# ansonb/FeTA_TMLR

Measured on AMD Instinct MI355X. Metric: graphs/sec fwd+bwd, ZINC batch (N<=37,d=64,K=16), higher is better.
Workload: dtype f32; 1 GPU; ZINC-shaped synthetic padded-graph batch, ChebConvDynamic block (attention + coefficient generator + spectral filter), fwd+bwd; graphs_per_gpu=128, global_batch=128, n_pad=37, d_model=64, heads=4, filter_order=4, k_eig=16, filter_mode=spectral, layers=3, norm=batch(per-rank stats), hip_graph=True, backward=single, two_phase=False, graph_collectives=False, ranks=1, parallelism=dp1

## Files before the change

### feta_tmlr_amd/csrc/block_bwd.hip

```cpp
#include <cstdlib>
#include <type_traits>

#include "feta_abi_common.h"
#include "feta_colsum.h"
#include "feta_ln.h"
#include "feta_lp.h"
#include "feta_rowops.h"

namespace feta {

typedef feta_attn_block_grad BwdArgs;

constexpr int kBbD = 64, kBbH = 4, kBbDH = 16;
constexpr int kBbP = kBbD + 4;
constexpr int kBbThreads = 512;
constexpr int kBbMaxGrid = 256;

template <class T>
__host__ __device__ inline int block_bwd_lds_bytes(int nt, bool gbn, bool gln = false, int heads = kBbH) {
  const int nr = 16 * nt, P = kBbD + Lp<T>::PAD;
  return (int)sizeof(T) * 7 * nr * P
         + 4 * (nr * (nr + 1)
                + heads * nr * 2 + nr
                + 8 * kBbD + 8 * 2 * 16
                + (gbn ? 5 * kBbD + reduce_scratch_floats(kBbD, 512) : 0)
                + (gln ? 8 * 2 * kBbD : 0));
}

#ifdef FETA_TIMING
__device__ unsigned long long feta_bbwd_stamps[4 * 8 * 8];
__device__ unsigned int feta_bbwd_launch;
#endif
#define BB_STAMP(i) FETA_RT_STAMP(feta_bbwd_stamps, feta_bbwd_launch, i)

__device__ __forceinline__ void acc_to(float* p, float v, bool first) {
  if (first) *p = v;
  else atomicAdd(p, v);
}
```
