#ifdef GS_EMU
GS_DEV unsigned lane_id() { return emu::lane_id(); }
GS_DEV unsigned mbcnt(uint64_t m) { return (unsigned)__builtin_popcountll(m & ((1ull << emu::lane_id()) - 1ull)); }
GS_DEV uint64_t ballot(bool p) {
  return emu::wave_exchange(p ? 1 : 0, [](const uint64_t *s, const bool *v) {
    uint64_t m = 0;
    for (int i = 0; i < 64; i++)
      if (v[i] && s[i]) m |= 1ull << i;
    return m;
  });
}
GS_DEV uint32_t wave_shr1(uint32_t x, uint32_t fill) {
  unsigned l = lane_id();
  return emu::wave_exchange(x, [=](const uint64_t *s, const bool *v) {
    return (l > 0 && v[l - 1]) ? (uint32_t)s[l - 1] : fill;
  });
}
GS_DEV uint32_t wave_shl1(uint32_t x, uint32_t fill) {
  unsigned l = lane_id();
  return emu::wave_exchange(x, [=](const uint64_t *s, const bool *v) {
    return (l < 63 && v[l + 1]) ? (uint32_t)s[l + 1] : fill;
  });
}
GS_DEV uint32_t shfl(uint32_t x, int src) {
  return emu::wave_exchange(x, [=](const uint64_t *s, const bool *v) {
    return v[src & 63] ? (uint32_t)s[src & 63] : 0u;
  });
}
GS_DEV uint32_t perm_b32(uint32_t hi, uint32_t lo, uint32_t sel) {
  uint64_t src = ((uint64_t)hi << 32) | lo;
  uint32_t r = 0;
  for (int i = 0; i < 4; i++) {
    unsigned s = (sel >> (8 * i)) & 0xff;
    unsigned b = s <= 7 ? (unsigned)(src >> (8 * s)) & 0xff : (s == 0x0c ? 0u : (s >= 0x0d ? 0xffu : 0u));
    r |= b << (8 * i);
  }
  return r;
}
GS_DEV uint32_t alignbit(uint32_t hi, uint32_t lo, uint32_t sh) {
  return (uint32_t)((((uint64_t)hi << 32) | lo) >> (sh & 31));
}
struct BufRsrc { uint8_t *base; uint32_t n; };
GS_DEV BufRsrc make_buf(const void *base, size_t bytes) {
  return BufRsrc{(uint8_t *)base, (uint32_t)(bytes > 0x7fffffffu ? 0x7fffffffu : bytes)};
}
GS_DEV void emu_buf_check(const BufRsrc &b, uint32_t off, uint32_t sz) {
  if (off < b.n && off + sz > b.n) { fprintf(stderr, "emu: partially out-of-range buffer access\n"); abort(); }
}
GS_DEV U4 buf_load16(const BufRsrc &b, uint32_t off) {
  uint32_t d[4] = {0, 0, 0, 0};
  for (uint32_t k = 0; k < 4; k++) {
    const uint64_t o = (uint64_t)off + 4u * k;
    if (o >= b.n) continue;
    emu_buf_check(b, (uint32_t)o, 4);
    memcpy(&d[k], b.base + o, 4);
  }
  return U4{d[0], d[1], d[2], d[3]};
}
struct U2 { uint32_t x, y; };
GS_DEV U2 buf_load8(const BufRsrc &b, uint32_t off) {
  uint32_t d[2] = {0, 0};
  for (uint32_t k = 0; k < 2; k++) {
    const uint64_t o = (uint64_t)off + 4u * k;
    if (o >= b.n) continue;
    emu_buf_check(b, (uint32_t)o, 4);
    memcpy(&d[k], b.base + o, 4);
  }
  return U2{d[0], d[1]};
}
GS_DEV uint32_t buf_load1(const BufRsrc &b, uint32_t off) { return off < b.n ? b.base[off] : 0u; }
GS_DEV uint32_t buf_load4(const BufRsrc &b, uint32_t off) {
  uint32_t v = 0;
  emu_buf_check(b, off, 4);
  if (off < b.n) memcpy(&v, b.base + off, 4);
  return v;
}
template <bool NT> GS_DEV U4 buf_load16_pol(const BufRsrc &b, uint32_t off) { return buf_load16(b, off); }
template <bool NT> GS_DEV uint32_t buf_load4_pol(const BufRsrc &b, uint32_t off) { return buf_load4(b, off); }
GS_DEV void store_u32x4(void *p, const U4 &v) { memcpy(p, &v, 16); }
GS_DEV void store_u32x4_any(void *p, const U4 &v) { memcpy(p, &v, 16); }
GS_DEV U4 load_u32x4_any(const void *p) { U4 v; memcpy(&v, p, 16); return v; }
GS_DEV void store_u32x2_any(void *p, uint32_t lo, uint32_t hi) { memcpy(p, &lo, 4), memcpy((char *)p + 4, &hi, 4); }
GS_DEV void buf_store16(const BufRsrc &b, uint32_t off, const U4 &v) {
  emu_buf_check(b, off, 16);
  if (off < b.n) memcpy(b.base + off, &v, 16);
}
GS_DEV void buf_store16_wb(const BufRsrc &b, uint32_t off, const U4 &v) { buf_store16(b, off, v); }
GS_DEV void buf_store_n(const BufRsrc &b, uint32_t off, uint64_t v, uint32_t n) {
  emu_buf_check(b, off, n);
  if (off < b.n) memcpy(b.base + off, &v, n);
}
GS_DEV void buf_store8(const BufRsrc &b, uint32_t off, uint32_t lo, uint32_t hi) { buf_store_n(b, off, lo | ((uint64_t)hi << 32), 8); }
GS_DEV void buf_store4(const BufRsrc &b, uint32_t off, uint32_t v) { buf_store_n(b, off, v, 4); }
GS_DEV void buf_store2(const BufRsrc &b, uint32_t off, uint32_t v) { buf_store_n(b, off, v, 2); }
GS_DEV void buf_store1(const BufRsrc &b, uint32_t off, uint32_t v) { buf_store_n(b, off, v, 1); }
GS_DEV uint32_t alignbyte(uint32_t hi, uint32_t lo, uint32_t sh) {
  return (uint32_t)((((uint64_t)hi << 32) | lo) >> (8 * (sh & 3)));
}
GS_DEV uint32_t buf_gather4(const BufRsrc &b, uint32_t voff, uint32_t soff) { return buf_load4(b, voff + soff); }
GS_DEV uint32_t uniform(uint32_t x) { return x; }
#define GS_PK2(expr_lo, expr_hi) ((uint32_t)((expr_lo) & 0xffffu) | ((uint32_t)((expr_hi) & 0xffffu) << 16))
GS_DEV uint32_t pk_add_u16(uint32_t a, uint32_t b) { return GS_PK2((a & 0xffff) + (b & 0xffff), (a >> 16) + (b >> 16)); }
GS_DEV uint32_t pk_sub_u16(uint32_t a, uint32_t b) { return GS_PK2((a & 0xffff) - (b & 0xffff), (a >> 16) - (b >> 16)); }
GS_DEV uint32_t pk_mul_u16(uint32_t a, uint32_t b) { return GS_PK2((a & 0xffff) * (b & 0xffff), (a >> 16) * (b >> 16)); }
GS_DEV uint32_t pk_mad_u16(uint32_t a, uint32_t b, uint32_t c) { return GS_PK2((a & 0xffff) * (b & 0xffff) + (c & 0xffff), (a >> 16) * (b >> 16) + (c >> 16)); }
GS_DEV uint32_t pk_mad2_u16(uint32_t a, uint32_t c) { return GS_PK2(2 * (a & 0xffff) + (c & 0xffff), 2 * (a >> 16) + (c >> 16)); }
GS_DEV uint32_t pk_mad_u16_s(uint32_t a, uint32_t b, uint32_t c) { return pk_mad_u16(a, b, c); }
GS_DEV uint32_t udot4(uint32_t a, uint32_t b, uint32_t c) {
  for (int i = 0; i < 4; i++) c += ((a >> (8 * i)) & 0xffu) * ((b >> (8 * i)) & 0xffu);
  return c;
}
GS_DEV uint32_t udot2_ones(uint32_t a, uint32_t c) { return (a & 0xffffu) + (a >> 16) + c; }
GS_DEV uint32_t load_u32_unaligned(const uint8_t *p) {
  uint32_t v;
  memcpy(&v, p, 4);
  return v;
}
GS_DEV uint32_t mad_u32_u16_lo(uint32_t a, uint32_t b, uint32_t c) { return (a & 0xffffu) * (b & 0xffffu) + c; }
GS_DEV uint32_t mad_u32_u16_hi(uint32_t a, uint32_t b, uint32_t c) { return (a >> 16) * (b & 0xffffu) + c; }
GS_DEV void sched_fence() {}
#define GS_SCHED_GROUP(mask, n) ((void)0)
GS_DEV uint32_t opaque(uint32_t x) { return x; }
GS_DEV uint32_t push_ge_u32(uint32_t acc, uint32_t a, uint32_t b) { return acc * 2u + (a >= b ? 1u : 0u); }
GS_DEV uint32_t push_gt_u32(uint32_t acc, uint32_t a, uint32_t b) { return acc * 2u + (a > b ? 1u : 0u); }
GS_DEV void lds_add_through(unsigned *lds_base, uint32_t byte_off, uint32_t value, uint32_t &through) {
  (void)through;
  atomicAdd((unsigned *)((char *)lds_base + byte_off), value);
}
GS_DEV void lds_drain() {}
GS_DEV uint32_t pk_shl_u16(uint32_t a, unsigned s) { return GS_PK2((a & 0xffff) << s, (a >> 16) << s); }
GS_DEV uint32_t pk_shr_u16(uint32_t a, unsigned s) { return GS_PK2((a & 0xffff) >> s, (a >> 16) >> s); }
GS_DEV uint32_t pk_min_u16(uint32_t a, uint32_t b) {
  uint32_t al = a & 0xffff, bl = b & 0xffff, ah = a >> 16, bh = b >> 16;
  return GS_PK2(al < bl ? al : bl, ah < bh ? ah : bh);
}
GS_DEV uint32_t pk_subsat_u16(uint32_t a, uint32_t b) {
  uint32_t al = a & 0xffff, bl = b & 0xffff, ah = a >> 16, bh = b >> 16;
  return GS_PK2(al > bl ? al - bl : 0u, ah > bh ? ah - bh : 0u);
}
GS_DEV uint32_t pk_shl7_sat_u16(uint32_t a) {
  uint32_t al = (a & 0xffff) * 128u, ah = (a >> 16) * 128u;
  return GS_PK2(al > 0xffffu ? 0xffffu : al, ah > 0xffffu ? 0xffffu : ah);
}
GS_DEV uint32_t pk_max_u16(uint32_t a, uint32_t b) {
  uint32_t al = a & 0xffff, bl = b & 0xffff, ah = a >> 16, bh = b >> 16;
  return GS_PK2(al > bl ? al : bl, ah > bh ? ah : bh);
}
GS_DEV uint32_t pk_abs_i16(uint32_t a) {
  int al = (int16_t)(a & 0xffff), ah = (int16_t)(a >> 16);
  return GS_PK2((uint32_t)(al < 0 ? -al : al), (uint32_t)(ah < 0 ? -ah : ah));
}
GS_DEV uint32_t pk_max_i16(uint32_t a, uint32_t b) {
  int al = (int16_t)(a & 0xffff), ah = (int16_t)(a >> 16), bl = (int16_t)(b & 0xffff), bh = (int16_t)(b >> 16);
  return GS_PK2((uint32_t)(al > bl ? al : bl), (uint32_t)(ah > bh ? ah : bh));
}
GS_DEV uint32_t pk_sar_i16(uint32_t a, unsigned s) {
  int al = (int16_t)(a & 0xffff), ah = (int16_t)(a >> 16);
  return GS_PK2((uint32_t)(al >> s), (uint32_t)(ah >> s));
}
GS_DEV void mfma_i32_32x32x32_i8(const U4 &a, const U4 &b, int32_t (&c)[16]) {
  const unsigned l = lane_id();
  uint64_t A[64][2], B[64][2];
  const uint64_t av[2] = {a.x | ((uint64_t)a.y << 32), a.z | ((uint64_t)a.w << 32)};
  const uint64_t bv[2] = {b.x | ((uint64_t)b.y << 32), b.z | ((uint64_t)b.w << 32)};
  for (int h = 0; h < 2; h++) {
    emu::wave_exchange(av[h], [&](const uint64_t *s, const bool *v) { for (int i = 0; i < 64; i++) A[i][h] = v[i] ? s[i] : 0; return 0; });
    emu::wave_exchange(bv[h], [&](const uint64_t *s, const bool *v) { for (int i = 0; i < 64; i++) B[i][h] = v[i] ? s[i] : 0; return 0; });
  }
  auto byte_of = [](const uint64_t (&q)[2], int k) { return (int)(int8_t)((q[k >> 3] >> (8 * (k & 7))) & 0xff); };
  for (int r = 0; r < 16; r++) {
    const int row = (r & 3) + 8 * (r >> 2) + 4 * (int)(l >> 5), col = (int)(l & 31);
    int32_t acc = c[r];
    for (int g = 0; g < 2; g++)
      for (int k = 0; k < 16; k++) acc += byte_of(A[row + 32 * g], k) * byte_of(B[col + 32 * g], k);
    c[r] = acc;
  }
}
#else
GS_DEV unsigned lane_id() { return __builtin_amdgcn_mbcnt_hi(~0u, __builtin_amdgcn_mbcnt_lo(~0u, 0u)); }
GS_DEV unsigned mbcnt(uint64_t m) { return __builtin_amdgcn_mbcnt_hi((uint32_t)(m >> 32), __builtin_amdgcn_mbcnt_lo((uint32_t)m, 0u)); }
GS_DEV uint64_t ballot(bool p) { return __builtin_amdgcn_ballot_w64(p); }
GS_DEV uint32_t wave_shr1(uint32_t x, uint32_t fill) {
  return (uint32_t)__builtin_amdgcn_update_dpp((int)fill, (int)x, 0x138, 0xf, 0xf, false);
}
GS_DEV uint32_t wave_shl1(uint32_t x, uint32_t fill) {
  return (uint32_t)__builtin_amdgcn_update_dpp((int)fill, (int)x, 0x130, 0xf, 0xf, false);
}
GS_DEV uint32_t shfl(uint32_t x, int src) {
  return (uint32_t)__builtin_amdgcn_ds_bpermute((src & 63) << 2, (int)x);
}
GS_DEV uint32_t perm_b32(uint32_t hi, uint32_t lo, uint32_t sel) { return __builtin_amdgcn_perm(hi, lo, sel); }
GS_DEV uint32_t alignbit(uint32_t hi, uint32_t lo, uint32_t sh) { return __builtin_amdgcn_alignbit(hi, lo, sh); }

** TASK TO COMPLETE **
Everything starting at the line containing "return GS_PK2((uint32_t)(al > bl" and ending at the line containing "emu::wave_exchange(av[h], [&](const uint64_t" in the records above should be repeated exactly, and only that.

** OUTPUT OF THE EXERCISE **
  return GS_PK2((uint32_t)(al > bl ? al : bl), (uint32_t)(ah > bh ? ah : bh));
}
GS_DEV uint32_t pk_sar_i16(uint32_t a, unsigned s) {
  int al = (int16_t)(a & 0xffff), ah = (int16_t)(a >> 16);
  return GS_PK2((uint32_t)(al >> s), (uint32_t)(ah >> s));
}
GS_DEV void mfma_i32_32x32x32_i8(const U4 &a, const U4 &b, int32_t (&c)[16]) {
  const unsigned l = lane_id();
  uint64_t A[64][2], B[64][2];
  const uint64_t av[2] = {a.x | ((uint64_t)a.y << 32), a.z | ((uint64_t)a.w << 32)};
  const uint64_t bv[2] = {b.x | ((uint64_t)b.y << 32), b.z | ((uint64_t)b.w << 32)};
  for (int h = 0; h < 2; h++) {
    emu::wave_exchange(av[h], [&](const uint64_t *s, const bool *v) { for (int i = 0; i < 64; i++) A[i][h] = v[i] ? s[i] : 0; return 0; });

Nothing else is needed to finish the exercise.